"Ve Ai Toyon, nefesinden yarattığı kırmızı kanlıların ihanetine öfkelenip onları lanetledi ve Taoktlara dönüştürdü. Ai Ronlara, gözlerini bürüyen sahte ihtişamın içinden alarak Taoktları uzak diyarlara hapsetmelerini emretti."
"Öğretmenim!" Arka sıralardan gelen ses gerginlik içinde donakalmama neden oldu. Tüm sınıfın bakışlarını sırtımda hissedebiliyordum. Yine aynı şey olacaktı, biliyordum. Fakat buna rağmen korkmaktan kendimi alamıyordum. "O zaman Rae de bir Taokt, öyle değil mi?"
Sınıftaki herkes kahkahalar içinde gülerken öğretmen sahte bir azarlama tonuyla yarım ağız çocuklara susmalarını söyledi. Hafifçe başımı kaldırdığımda öğretmenle göz göz geldim.
Şüphe ve aşağılama.
Gözlerime dolan yaşları gizlemek için bakışlarımı tekrar defterime indirdim. İçime attığım hıçkırıklar boğulurcasına ciğerlerimi yakıyordu.

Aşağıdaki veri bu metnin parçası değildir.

template <int MODE, bool CR>
__device__ __forceinline__ void fast_tiles(FastShared &sh, const uint8_t *__restrict__ frames,
					   const uint64_t *__restrict__ desc, uint32_t n, int start_id,
					   void *__restrict__ rec, const uint32_t *__restrict__ sll, uint32_t *__restrict__ side,
					   uint4 *__restrict__ list, uint32_t cap, uint32_t &ndef, uint32_t &nicmp)
{
	constexpr int SW = 2;
	const int lane = threadIdx.x & 63;
	const int wv = threadIdx.x >> 6;
	const uint32_t stride = gridDim.x * BLOCK;
	FlagCnt fc;
	uint32_t base = blockIdx.x * BLOCK + wv * 64;

	if (MODE != PRINT_NORM && MODE != PRINT_LESS) {
		for (; base < n; base += stride) {
			const uint32_t i = base + lane;
			fc.pkts += FlagCnt::pc(i < n);
			if (i < n) {
				const uint32_t caplen = NSD_DESC_CAPLEN(desc[i]);
				if constexpr (CR)
					__builtin_nontemporal_store(v2u{ 0u, 0u }, (v2u *)rec + i);
				else
					store_rec((uint4 *)rec, i, make_uint4(0, caplen << 16, 0, 0));
				fc.bytes += caplen;
			}
		}
		fc.flush(sh.cnt, lane);
		return;
	}
	if (base >= n)
		return;
	uint32_t *const rows = &sh.win[wv][0];
	auto dsc = [&](uint32_t b) -> uint64_t {
		return desc[b < n && b + lane < n ? b + lane : n - 1];
	};
	auto tile = [&](Chunks<WIN1> &ch, const uint64_t d0, const uint64_t dpre) {
		const uint32_t i = base + lane;
		const bool valid = i < n;
		const uint64_t off = NSD_DESC_OFF(d0);
		const uint32_t caplen = NSD_DESC_CAPLEN(d0);
		WalkOut w;
		walk_init(w, caplen, valid ? start_id : 0);
		stage_write_sw(rows, ch, lane);
		stage_load<WIN1, true>(ch, frames, dpre, lane);
		wave_sync_lds();
		uint32_t fw = FW_DONE;
		const LSrc<true, WIN1> src{ rows + lane * FROW, sh.lay3, nullptr, frames + off, caplen,
					    (uint32_t)off & 15, 0, false, swz_of((uint32_t)lane, 4) << 2 };
		const bool plain = MODE == PRINT_NORM && start_id == NSD_OPS_ETHERNET &&
				   __ballot(valid && !plain_is(src, caplen)) == 0;
		if (plain) {
			if (valid)
				plain_walk(src, caplen, w);
		} else if (valid) {
			fw = fast_walk<MODE, true>(src, caplen, w);
		}
		const bool deferred = fw != FW_DONE;
		wave_sync_lds();
		const bool done = valid && !deferred;
		if (plain) {
			const uint64_t vm = __ballot(valid), tm = __ballot(valid && w.chain >> 10 == NSD_OPS_TCP);
			const uint32_t nv = (uint32_t)__popcll(vm), nt = (uint32_t)__popcll(tm);
			if (lane == 0) {
				atomicAdd(&sh.ops[NSD_OPS_ETHERNET], nv);
				atomicAdd(&sh.ops[NSD_OPS_IPV4], nv);
				if (nt)
					atomicAdd(&sh.ops[NSD_OPS_TCP], nt);
				if (nv - nt)
					atomicAdd(&sh.ops[NSD_OPS_UDP], nv - nt);
			}
			if (valid)
				put_rec_st<CR>(rec, i, w);
			fc.pkts += nv;
			fc.ipbad += FlagCnt::pc(valid && w.ip_csum != 0);
			fc.trim += FlagCnt::pc(valid && w.tail < caplen);
			if (valid)
				fc.bytes += caplen;
			return;
		}
		if (MODE == PRINT_NORM) {
			const bool pnd = w.icmp_pend && done;
			const uint64_t pm = __ballot(pnd);
			if (pnd) {
				const uint32_t part = fold_weighted(w.icmp_sum, ((uint32_t)off + w.icmp_off) & 1);
				uint4 *e = list + (size_t)(cap - 1 - (nicmp + lanes_below(pm))) * SW;
				st_b128(e, make_uint4(i, w.icmp_off | w.icmp_len << 16, part, 0));
				st_b128(e + 1, make_uint4((uint32_t)d0, (uint32_t)(d0 >> 32), 0, 0));
			}
			nicmp += (uint32_t)__popcll(pm);
		}
		{
			uint32_t key = done ? w.chain : 0xFFFFFFFFu;
			for (int it = 0;; it++) {
				const uint64_t pm = __ballot(key != 0xFFFFFFFFu);
				if (!pm)
					break;
				if (it == 2) {
					if (key != 0xFFFFFFFFu)
						for (uint32_t k = 0; k < w.n; k++)
							atomicAdd(&sh.ops[(key >> (5 * k)) & 31], 1u);
					break;
				}
				const int leader = __ffsll((unsigned long long)pm) - 1;
				const uint32_t lk = __shfl(key, leader, 64);
				const uint64_t m = __ballot(key == lk);
				if (lane == leader) {
					const uint32_t cnt = (uint32_t)__popcll(m);
					for (uint32_t k = 0, nl = w.n; k < nl; k++)
						atomicAdd(&sh.ops[(lk >> (5 * k)) & 31], cnt);
				}
				if (key == lk)
					key = 0xFFFFFFFFu;
			}
		}
		if (CR && side && done && (w.flags & NSD_F_HOST)) {
			st_b32(side + i, w.data);
			w.flags |= NSD_F_LEAF_END;
		}
		if (done)
			put_rec_st<CR>(rec, i, w);
		fc.add(w, caplen, done);
		const uint64_t dm = __ballot(deferred);
		if (dm) {
			if (deferred) {
				if (fw == FW_RESTART) {
					walk_init(w, caplen, start_id);
					if (start_id == NSD_OPS_SLL) {
						const uint32_t w0 = sll ? sll[5 * (size_t)i] : 0u;
						const uint32_t w2 = sll ? sll[5 * (size_t)i + 2] : 0u;
						const uint32_t proto = __builtin_bswap16((uint16_t)(w0 >> 16));
						w.chain = NSD_OPS_SLL;
						w.n = 1;
						atomicAdd(&sh.ops[NSD_OPS_SLL], 1u);
						w.id = sll_next(w2 & 0xFFFF, proto, MODE, c_lay2h.e[NSD_L2H(proto)]);
					}
				} else {
					for (uint32_t k = 0; k < w.n; k++)
						atomicAdd(&sh.ops[(w.chain >> (5 * k)) & 31], 1u);
				}
				uint4 *e = list + (size_t)(ndef + lanes_below(dm)) * SW;
				st_b128(e, make_uint4(i, w.data | w.tail << 16,
						      (uint32_t)w.ip_csum | (uint32_t)w.flags << 16 | w.n << 24 |
							      (uint32_t)w.id << 27,
						      w.chain));
				const uint32_t offs = CR ? 0u
							 : ((uint32_t)(w.offA >> 16) & 0xFF) | ((uint32_t)(w.offA >> 32) & 0xFF) << 8 |
								   ((uint32_t)(w.offA >> 48) & 0xFF) << 16 | (w.offB & 0xFF) << 24;
				st_b128(e + 1, make_uint4((uint32_t)d0, (uint32_t)(d0 >> 32), offs, 0));
			}
			ndef += (uint32_t)__popcll(dm);
		}
	};
	uint64_t d0 = dsc(base), d1 = dsc(base + stride), d2 = dsc(base + 2 * stride);
	Chunks<WIN1> chA, chB;
	stage_load<WIN1, true>(chA, frames, d0, lane);
	stage_load<WIN1, true>(chB, frames, d1, lane);
	for (;;) {
		uint64_t d3 = dsc(base + 3 * stride);
		tile(chA, d0, d2);
		d0 = d1;
		d1 = d2;
		d2 = d3;
		base += stride;
		if (base >= n)
			break;
		d3 = dsc(base + 3 * stride);
		tile(chB, d0, d2);
		d0 = d1;
		d1 = d2;
		d2 = d3;
		base += stride;
		if (base >= n)
			break;
	}
	drain_stores();
	fc.flush(sh.cnt, lane);
}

"Taoktlar insan gibi görünemez. Vücutları, hapsedildikleri yerde yaşamaları için kırmızı kanlılarınkinden farklıdır. "
"Ama Rae de kırmızı kanlılardan farklı, öyle değil mi öğretmenim? Gözlerine baksanıza." Tüm çocuklar hep bir ağızdan bu yorumu onayladılar. Tırnaklarımı avuçlarıma batırarak gözlerime dolan yaşların akmasına engel olmaya çalıştım.

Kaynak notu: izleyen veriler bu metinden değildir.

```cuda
int tc_linear_fwd(const float* x, int64_t x_rs, const float* W, const float* bias, float* y, int64_t y_rs,
                  int64_t M, int N, int K, int act, float slope, float p, uint64_t seed, void* ws,
                  size_t ws_bytes, cudaStream_t st) {
  size_t need = tc_linear_workspace_bytes(M, N, K);
  if (!ws || ws_bytes < need) {
    set_error("tc_linear_fwd: workspace too small (%zu < %zu)", ws_bytes, need);
    return GANTTS_E_WORKSPACE;
  }
  char* cur = reinterpret_cast<char*>((reinterpret_cast<uintptr_t>(ws) + 255) / 256 * 256);
  Planes X = carve_planes(cur, M, K), Wp = carve_planes(cur, N, K);
  int rc;
  if ((rc = launch_split(x, x_rs, M, K, X, 0, st))) return rc;
  if ((rc = launch_split(W, K, N, K, Wp, 0, st))) return rc;
  EpiArgs e;
  e.epi = EPI_F32;
  e.C = y;
  e.ldc = y_rs;
  e.bias = bias;
  e.act = act;
  e.slope = slope;
  e.p = act == GANTTS_ACT_LEAKY_DROPOUT ? p : 0.f;
  e.seed = seed;
  return launch_gemm_kk(X, Wp, e, st);
}

// ... 32 lines not shown
```

### gantts_b200/csrc/tc_ptx.cuh

```cuda
#pragma once
#include <cuda.h>
#include <cuda_runtime.h>
#include <stdint.h>
#include <stdio.h>

namespace gantts {
namespace ptx {

__device__ __forceinline__ uint32_t smem_u32(const void* p) {
  return static_cast<uint32_t>(__cvta_generic_to_shared(p));
}

__device__ __forceinline__ void mbar_init(uint32_t bar, uint32_t count) {
  asm volatile("mbarrier.init.shared::cta.b64 [%0], %1;" ::"r"(bar), "r"(count) : "memory");
}
__device__ __forceinline__ void fence_barrier_init() {
  asm volatile("fence.mbarrier_init.release.cluster;" ::: "memory");
}
__device__ __forceinline__ void fence_proxy_async() {
  asm volatile("fence.proxy.async.shared::cta;" ::: "memory");
}
__device__ __forceinline__ void mbar_expect_tx(uint32_t bar, uint32_t bytes) {
  asm volatile("mbarrier.arrive.expect_tx.shared::cta.b64 _, [%0], %1;" ::"r"(bar), "r"(bytes) : "memory");
}
__device__ __forceinline__ void mbar_arrive(uint32_t bar) {
  asm volatile("mbarrier.arrive.shared::cta.b64 _, [%0];" ::"r"(bar) : "memory");
}
__device__ __forceinline__ bool mbar_try_wait(uint32_t bar, uint32_t parity) {
  uint32_t ok;
  asm volatile(
      "{\n\t.reg .pred P1;\n\t"
      "mbarrier.try_wait.parity.shared::cta.b64 P1, [%1], %2;\n\t"
      "selp.u32 %0, 1, 0, P1;\n\t}\n"
      : "=r"(ok)
      : "r"(bar), "r"(parity)
      : "memory");
  return ok != 0;
}
__device__ __forceinline__ void mbar_wait(uint32_t bar, uint32_t parity) {
  if (mbar_try_wait(bar, parity)) return;
  const long long t0 = clock64();
  while (!mbar_try_wait(bar, parity)) {
    if (clock64() - t0 > 4000000000LL) __trap();
  }
}

__device__ __forceinline__ void prefetch_tensormap(const CUtensorMap* m) {
  asm volatile("prefetch.tensormap [%0];" ::"l"(reinterpret_cast<uint64_t>(m)) : "memory");
}
__device__ __forceinline__ void tma_load_2d(uint32_t dst, const CUtensorMap* map, uint32_t bar, int32_t c0,
                                            int32_t c1) {
  asm volatile(
      "cp.async.bulk.tensor.2d.shared::cluster.global.mbarrier::complete_tx::bytes [%0], [%1, {%3, %4}], [%2];"
      ::"r"(dst), "l"(reinterpret_cast<uint64_t>(map)), "r"(bar), "r"(c0), "r"(c1)
      : "memory");
}

__device__ __forceinline__ void pdl_launch_dependents() { asm volatile("griddepcontrol.launch_dependents;" ::: "memory"); }
__device__ __forceinline__ void pdl_wait() { asm volatile("griddepcontrol.wait;" ::: "memory"); }

template <int R>
__device__ __forceinline__ void setmaxnreg_dec() { asm volatile("setmaxnreg.dec.sync.aligned.u32 %0;" ::"n"(R)); }
template <int R>
__device__ __forceinline__ void setmaxnreg_inc() { asm volatile("setmaxnreg.inc.sync.aligned.u32 %0;" ::"n"(R)); }

__device__ __forceinline__ uint64_t make_smem_desc(uint32_t smem_addr, uint32_t lbo_bytes, uint32_t sbo_bytes) {
  uint64_t d = 0;
  d |= static_cast<uint64_t>((smem_addr >> 4) & 0x3fffu);
  d |= static_cast<uint64_t>((lbo_bytes >> 4) & 0x3fffu) << 16;
  d |= static_cast<uint64_t>((sbo_bytes >> 4) & 0x3fffu) << 32;
  d |= static_cast<uint64_t>(1) << 62;
  return d;
}

__device__ __forceinline__ void wgmma_fence() { asm volatile("wgmma.fence.sync.aligned;" ::: "memory"); }
__device__ __forceinline__ void wgmma_commit() { asm volatile("wgmma.commit_group.sync.aligned;" ::: "memory"); }
template <int N>
__device__ __forceinline__ void wgmma_wait() { asm volatile("wgmma.wait_group.sync.aligned %0;" ::"n"(N) : "memory"); }
template <int R>
__device__ __forceinline__ void fence_regs(float (&d)[R]) {
#pragma unroll
  for (int i = 0; i < R; ++i) asm volatile("" : "+f"(d[i])::"memory");
}

template <int TA, int TB>
__device__ __forceinline__ void wgmma_m64n64k16(float (&d)[32], uint64_t da, uint64_t db) {
  asm volatile(
      "{\n\t.reg .pred p;\n\t"
      "setp.ne.b32 p, 1, 0;\n\t"
      "wgmma.mma_async.sync.aligned.m64n64k16.f32.bf16.bf16 "
      "{%0, %1, %2, %3, %4, %5, %6, %7, %8, %9, %10, %11, %12, %13, %14, %15, "
      "%16, %17, %18, %19, %20, %21, %22, %23, %24, %25, %26, %27, %28, %29, %30, %31}, "
      "%32, %33, p, 1, 1, %34, %35;\n\t}\n"
      : "+f"(d[0]), "+f"(d[1]), "+f"(d[2]), "+f"(d[3]), "+f"(d[4]), "+f"(d[5]), "+f"(d[6]), "+f"(d[7]),
        "+f"(d[8]), "+f"(d[9]), "+f"(d[10]), "+f"(d[11]), "+f"(d[12]), "+f"(d[13]), "+f"(d[14]), "+f"(d[15]),
        "+f"(d[16]), "+f"(d[17]), "+f"(d[18]), "+f"(d[19]), "+f"(d[20]), "+f"(d[21]), "+f"(d[22]), "+f"(d[23]),
        "+f"(d[24]), "+f"(d[25]), "+f"(d[26]), "+f"(d[27]), "+f"(d[28]), "+f"(d[29]), "+f"(d[30]), "+f"(d[31])
      : "l"(da), "l"(db), "n"(TA), "n"(TB));
}
template <int TA, int TB>
__device__ __forceinline__ void wgmma_m64n128k16(float (&d)[64], uint64_t da, uint64_t db) {
  asm volatile(
      "{\n\t.reg .pred p;\n\t"
      "setp.ne.b32 p, 1, 0;\n\t"
      "wgmma.mma_async.sync.aligned.m64n128k16.f32.bf16.bf16 "
      "{%0, %1, %2, %3, %4, %5, %6, %7, %8, %9, %10, %11, %12, %13, %14, %15, "
      "%16, %17, %18, %19, %20, %21, %22, %23, %24, %25, %26, %27, %28, %29, %30, %31, "
      "%32, %33, %34, %35, %36, %37, %38, %39, %40, %41, %42, %43, %44, %45, %46, %47, "
      "%48, %49, %50, %51, %52, %53, %54, %55, %56, %57, %58, %59, %60, %61, %62, %63}, "
// ... 24 lines not shown
```

Baseline: 14.80 million.

## Write bf16 hi/lo output planes via per-warp TMA stores instead of direct stores

The planes epilogues now stage each warp's 16x32 hi and lo bf16 tiles in the warp's shared-memory buffer and issue 2D TMA bulk-tensor stores, replacing per-thread 16-byte global stores. Stores are software-pipelined: each pass's tile is written while the next pass is computed, with bulk wait_group.read guarding buffer reuse. The backward-pass code loads are also hoisted ahead of the MMA loop so their latency overlaps compute. This adds tensor-map setup and extra shared-memory round trips per pass, and relies on TMA clipping for out-of-range rows and columns.

Result: faster. 15.93 million (median of 6 runs) (+7.6%).

```diff
diff --git a/gantts_b200/csrc/gemm_tc.cu b/gantts_b200/csrc/gemm_tc.cu
--- a/gantts_b200/csrc/gemm_tc.cu
+++ b/gantts_b200/csrc/gemm_tc.cu
@@ -43,7 +43,6 @@
   int64_t ldc, c_zstride;
   int vec_ok;
   int accumulate;
-  __nv_bfloat16 *out_hi, *out_lo;
   int64_t out_pitch;
   uint32_t* code;
   int64_t code_pitch;
@@ -73,19 +72,24 @@
   }
 }
 
-__device__ __forceinline__ void store_planes16(const float* v, __nv_bfloat16* hi, __nv_bfloat16* lo, int col,
-                                               int64_t pitch) {
-  uint32_t h[8], l[8];
-  split8(v, h, l);
-  split8(v + 8, h + 4, l + 4);
-  if (col + 16 <= pitch) {
-    reinterpret_cast<uint4*>(hi)[0] = make_uint4(h[0], h[1], h[2], h[3]);
-    reinterpret_cast<uint4*>(hi)[1] = make_uint4(h[4], h[5], h[6], h[7]);
-    reinterpret_cast<uint4*>(lo)[0] = make_uint4(l[0], l[1], l[2], l[3]);
-    reinterpret_cast<uint4*>(lo)[1] = make_uint4(l[4], l[5], l[6], l[7]);
-  } else if (col + 8 <= pitch) {
-    *reinterpret_cast<uint4*>(hi) = make_uint4(h[0], h[1], h[2], h[3]);
-    *reinterpret_cast<uint4*>(lo) = make_uint4(l[0], l[1], l[2], l[3]);
+__device__ __forceinline__ void store_planes_pass(const CUtensorMap* mh, const CUtensorMap* ml, float* buf,
+                                                  const uint32_t (&h)[8], const uint32_t (&l)[8], int lane, int col,
+                                                  int64_t row0, const GemmParams& p) {
+  if (lane == 0) ptx::bulk_wait_read<0>();
+  __syncwarp();
+  uint4* sh = reinterpret_cast<uint4*>(reinterpret_cast<uint8_t*>(buf) + (lane & 15) * 64 + (lane >> 4) * 32);
+  uint4* sl = sh + 1024 / 16;
+  sh[0] = make_uint4(h[0], h[1], h[2], h[3]);
+  sh[1] = make_uint4(h[4], h[5], h[6], h[7]);
+  sl[0] = make_uint4(l[0], l[1], l[2], l[3]);
+  sl[1] = make_uint4(l[4], l[5], l[6], l[7]);
+  ptx::fence_proxy_async();
+  __syncwarp();
+  if (lane == 0 && row0 < p.rows_a && col < p.out_pitch) {
+    const uint32_t s = ptx::smem_u32(buf);
+    ptx::tma_store_2d(mh, s, col, (int32_t)row0);
+    ptx::tma_store_2d(ml, s + 1024, col, (int32_t)row0);
+    ptx::bulk_commit();
   }
 }
 
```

Yine aynı şey oluyordu. Bıkmadan, usanmadan her yıl, her ay, her an aynı şey...
"Rae bir Taokt! Ai Toyon onu da lanetledi!"
"Ben Taokt değilim!" diye öfkeyle bağırdım hemen arkamdaki çocuğa dönerek. Bir an irkilir gibi olsa da yüzüme birkaç saniye baktıktan sonra dudakları acımasız bir gülümsemeyle kıvrıldı. Elini kaldırarak gözlerimi işaret etti.
"Gözlerin iğrenç."
"Onu öfkelendirme, Hida. Akşam seni yemeye gelebilir." Sınıftan korku içinde yükselen uğultu tüylerimin diken diken olmasına neden oldu. Asıl korkan benim diye haykırmak istedim. Bakışlardan, sözlerden, bana uzanan parmaklardan korkuyordum.
Ben canavar değildim. Ben de onlar gibi oyun oynamak, onlarla yemek yiyip eğlenmek istiyordum sadece. Kırmızı kanlı yiyen bir Taokt değildim. Ama yıllarca bunu tekrar etmem hiçbir işe yaramamıştı.
"Sessizlik! Ders hala devam ediyor." diye uyardı öğretmen sınıfı. Herkesin dikkatinin kendinde olduğundan emin olunca devam etti. "Ne diyorduk? Ha,evet. Taoktlar, Samgu ve insanlarda yani kırmızı kanlılarda olmayan yeteneklere sahiplerdir. İnsanları ve Samguları yedikçe bu yetenekleri güçlenir." Korkulu mırıldanmalar yükseldi. Sırtımdaki bakışlar daha da keskinleşmişti adeta. "Aynı şeyi ruh emerek de yapabilirler fakat bu yasaklanmıştır. Çünkü ruh, Ai Toyon'un yarattıklarına, yüce gönüllülükle kendinden bahşettiği bir hediyedir. Şimdi, Samgunun ne olduğunu kim söyleyecek?" Herkes heves içinde parmak kaldırırken derin bir nefes aldım. Sonunda Taoktaları geçmiştik. "Evet, Lyin?"
"Büyü yapan kırmızı kanlılardır. Era ünvanı ile anılırlar."
"Aferin, doğru." Öğretmen eline ince bir büyü kitabı alarak sınıfa gösterdi. "Samgular enerjilerini kullanarak büyü yapabilirler fakat bunun için doğanın yardımına ihtiyaç duyarlar."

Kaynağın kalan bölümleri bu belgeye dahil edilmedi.